→ TRY IT
Of the lines below, write out exactly those from the line with "sc = scale[c];" through the line with "t = *reinterpret_cast<const float4*>(p);", both included, and skip the rest.

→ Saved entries
::::::::::
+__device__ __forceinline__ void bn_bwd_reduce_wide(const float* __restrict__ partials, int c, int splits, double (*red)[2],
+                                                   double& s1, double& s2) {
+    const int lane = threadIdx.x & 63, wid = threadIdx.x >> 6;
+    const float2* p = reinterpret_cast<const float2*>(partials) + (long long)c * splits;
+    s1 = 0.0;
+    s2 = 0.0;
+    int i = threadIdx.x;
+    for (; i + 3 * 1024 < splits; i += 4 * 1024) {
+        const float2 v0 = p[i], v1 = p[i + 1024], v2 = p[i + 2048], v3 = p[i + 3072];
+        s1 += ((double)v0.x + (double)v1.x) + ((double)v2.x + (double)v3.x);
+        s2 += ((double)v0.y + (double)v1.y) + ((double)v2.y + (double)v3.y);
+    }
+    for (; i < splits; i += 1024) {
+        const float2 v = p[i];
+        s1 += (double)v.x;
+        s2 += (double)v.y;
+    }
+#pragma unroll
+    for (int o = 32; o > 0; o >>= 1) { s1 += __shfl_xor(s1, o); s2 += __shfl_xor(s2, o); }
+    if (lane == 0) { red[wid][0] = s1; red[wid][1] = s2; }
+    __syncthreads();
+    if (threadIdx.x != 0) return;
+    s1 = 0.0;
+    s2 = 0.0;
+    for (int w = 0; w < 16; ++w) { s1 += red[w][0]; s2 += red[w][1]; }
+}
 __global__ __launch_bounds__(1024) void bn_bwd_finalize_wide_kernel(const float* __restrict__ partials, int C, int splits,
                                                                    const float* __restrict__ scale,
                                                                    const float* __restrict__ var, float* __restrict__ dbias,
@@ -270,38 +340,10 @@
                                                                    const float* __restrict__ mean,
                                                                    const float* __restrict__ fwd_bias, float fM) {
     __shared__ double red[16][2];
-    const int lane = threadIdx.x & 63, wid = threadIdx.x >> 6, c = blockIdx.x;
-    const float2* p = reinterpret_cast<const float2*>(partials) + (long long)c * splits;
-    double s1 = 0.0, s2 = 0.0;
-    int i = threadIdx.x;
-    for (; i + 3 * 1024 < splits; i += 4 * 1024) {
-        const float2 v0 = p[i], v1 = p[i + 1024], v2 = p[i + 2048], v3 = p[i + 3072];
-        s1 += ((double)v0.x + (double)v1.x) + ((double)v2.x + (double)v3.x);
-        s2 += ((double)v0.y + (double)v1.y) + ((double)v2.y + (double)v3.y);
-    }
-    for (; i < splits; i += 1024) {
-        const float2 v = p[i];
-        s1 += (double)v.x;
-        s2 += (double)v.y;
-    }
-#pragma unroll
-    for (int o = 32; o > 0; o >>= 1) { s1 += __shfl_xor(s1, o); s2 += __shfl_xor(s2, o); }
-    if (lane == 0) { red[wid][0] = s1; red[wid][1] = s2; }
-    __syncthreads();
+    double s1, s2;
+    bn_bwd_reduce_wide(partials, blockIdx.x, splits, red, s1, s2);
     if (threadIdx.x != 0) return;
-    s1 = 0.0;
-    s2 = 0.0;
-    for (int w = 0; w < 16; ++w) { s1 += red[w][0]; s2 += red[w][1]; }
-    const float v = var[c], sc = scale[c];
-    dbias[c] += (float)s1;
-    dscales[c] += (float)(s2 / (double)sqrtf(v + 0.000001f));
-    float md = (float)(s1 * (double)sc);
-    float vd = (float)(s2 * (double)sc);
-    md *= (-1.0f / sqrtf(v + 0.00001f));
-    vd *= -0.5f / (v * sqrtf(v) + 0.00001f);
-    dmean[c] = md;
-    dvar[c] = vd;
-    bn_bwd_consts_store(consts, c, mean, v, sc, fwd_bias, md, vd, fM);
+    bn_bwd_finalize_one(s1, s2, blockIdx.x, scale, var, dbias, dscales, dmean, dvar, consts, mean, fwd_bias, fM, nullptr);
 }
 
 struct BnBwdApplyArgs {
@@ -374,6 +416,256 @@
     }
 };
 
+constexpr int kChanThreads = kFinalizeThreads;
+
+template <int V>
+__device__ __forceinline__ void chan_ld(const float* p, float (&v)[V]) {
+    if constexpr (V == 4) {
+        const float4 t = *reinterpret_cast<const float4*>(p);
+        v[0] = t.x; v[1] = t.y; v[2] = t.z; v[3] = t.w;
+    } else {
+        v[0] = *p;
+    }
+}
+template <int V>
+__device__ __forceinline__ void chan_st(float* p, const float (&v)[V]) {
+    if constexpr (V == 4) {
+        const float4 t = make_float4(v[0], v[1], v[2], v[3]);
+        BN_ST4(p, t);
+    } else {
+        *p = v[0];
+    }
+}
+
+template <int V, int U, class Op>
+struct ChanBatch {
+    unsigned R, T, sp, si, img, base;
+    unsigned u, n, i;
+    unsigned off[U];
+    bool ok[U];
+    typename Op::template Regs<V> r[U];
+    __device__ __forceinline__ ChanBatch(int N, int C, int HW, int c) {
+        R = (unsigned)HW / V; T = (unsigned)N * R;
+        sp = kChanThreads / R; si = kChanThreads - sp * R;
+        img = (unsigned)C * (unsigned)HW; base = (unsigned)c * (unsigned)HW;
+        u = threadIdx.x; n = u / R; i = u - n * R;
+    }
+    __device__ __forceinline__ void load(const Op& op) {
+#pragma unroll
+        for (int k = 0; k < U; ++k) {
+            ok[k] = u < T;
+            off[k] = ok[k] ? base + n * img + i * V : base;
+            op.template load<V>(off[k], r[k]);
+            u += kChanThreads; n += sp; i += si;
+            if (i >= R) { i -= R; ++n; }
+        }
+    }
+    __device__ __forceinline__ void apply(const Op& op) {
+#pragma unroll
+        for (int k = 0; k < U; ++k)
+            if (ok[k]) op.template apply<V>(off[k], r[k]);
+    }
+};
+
::::::::::
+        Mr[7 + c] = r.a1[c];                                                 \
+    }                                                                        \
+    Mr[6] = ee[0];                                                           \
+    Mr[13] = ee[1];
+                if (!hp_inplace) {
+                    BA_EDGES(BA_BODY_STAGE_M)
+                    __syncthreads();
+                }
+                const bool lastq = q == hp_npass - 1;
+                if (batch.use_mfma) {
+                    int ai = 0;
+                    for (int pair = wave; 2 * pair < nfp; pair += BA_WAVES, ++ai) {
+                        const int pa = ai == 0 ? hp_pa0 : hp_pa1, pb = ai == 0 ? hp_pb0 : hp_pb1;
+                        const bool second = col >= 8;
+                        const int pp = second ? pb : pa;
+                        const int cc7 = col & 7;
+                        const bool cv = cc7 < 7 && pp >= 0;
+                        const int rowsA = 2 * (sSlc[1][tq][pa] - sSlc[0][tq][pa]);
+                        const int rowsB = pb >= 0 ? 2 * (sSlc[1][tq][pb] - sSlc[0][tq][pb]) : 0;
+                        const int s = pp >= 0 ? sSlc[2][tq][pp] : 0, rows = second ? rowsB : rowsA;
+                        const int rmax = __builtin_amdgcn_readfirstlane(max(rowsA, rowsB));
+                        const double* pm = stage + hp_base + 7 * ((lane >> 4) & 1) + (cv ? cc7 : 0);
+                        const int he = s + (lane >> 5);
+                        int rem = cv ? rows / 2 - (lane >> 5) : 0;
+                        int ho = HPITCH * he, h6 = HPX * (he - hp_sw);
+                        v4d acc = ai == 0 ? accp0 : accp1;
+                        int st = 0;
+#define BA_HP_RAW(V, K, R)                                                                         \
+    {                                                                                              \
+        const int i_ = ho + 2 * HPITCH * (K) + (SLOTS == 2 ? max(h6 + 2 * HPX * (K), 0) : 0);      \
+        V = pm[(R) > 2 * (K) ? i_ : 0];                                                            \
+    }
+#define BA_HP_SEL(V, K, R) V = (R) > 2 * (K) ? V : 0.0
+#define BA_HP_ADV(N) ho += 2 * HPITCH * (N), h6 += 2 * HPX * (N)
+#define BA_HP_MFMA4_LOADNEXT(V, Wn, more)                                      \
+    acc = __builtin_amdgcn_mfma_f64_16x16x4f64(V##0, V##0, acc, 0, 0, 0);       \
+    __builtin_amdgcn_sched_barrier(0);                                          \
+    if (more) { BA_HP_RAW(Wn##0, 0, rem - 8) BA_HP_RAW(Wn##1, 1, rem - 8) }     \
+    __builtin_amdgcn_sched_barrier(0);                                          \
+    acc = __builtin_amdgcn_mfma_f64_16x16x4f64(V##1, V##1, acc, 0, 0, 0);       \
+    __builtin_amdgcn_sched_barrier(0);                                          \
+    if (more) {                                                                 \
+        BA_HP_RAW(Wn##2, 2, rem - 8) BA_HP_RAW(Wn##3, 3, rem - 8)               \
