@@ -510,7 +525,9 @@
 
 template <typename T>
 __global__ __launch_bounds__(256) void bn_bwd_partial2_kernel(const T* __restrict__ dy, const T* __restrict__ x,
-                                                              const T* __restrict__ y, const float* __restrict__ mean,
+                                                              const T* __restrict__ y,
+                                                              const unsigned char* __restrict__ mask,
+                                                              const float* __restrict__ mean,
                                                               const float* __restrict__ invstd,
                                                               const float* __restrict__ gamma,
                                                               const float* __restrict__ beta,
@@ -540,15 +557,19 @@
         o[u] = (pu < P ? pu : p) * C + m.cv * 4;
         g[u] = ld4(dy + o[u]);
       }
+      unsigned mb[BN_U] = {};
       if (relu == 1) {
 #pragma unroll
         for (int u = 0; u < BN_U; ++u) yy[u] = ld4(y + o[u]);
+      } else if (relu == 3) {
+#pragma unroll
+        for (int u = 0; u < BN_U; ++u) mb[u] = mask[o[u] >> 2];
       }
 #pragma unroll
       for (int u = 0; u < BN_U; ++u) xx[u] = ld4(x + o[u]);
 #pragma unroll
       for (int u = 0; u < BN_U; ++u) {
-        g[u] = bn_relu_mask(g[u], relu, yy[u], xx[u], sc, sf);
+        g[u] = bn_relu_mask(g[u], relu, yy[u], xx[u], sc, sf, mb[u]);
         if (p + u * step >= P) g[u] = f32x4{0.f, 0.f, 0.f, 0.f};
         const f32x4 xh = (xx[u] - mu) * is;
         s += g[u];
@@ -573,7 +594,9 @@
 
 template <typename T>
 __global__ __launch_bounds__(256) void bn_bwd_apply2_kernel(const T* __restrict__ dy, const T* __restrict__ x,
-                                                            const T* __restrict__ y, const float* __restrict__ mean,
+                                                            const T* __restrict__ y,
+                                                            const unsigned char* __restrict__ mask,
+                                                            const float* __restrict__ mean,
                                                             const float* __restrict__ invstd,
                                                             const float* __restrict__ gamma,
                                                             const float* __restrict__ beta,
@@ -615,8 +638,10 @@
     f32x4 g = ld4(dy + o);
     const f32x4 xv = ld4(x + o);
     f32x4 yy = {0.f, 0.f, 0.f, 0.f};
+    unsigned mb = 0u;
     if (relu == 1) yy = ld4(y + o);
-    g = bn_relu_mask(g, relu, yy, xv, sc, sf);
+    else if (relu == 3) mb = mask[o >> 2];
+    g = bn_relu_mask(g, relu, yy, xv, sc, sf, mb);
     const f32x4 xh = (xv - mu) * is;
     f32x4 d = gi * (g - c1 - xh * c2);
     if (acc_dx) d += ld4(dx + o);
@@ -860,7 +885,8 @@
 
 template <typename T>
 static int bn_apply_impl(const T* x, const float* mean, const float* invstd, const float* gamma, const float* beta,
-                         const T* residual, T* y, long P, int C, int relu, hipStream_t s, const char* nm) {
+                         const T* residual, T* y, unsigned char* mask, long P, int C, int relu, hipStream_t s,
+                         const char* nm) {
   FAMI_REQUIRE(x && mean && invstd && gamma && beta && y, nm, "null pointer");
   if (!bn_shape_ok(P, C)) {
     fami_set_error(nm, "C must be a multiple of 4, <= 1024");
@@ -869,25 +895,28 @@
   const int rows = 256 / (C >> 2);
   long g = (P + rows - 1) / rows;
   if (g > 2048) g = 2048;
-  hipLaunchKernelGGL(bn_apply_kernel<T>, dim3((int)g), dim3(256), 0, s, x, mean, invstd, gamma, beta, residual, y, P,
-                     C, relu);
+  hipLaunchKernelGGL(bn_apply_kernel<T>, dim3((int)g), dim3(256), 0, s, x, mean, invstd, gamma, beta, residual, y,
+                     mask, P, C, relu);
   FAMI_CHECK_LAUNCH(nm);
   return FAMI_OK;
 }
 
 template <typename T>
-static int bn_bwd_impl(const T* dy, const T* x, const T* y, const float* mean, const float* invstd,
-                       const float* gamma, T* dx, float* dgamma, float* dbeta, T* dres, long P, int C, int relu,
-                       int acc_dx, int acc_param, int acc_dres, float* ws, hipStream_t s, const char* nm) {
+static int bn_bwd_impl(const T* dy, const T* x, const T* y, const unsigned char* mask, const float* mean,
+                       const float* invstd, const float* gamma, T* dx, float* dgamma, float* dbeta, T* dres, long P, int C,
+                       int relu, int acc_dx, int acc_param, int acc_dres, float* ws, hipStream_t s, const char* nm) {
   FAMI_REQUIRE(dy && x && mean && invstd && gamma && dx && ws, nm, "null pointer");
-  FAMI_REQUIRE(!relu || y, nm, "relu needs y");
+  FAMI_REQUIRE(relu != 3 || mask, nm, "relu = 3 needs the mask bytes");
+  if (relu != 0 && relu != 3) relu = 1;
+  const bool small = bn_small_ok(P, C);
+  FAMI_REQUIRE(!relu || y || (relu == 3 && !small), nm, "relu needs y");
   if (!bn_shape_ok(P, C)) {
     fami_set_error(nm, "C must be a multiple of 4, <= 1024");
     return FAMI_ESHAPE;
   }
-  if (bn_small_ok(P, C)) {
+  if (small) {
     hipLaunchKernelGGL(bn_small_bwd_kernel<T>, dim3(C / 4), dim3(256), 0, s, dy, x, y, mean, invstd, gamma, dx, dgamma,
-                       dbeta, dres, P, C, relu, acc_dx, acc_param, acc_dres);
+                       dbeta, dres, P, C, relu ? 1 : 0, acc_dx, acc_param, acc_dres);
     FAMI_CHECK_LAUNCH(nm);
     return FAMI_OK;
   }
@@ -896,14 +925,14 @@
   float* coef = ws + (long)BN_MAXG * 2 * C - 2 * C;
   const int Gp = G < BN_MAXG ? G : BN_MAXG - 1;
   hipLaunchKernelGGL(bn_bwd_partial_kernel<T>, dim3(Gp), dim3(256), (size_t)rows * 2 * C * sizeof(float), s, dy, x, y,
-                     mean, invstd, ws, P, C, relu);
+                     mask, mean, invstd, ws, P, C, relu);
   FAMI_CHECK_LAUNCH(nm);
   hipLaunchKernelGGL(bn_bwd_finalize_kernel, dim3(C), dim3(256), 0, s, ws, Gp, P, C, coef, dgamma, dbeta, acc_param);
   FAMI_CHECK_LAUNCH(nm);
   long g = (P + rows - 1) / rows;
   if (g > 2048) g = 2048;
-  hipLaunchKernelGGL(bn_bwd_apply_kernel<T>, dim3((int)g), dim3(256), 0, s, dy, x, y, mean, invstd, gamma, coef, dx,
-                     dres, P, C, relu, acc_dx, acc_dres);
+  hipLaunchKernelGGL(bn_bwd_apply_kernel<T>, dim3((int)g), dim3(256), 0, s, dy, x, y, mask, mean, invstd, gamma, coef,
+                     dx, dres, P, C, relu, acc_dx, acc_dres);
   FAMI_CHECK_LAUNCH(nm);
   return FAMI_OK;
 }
::::::::::
→ WRITTEN REPLY
-    const float v = var[c], sc = scale[c];
-    dbias[c] += (float)s1;
-    dscales[c] += (float)(s2 / (double)sqrtf(v + 0.000001f));
-    float md = (float)(s1 * (double)sc);
-    float vd = (float)(s2 * (double)sc);
-    md *= (-1.0f / sqrtf(v + 0.00001f));
-    vd *= -0.5f / (v * sqrtf(v) + 0.00001f);
-    dmean[c] = md;
-    dvar[c] = vd;
-    bn_bwd_consts_store(consts, c, mean, v, sc, fwd_bias, md, vd, fM);
+    bn_bwd_finalize_one(s1, s2, blockIdx.x, scale, var, dbias, dscales, dmean, dvar, consts, mean, fwd_bias, fM, nullptr);
 }
 
 struct BnBwdApplyArgs {
@@ -374,6 +416,256 @@
     }
 };
 
+constexpr int kChanThreads = kFinalizeThreads;
+
+template <int V>
+__device__ __forceinline__ void chan_ld(const float* p, float (&v)[V]) {
+    if constexpr (V == 4) {
+        const float4 t = *reinterpret_cast<const float4*>(p);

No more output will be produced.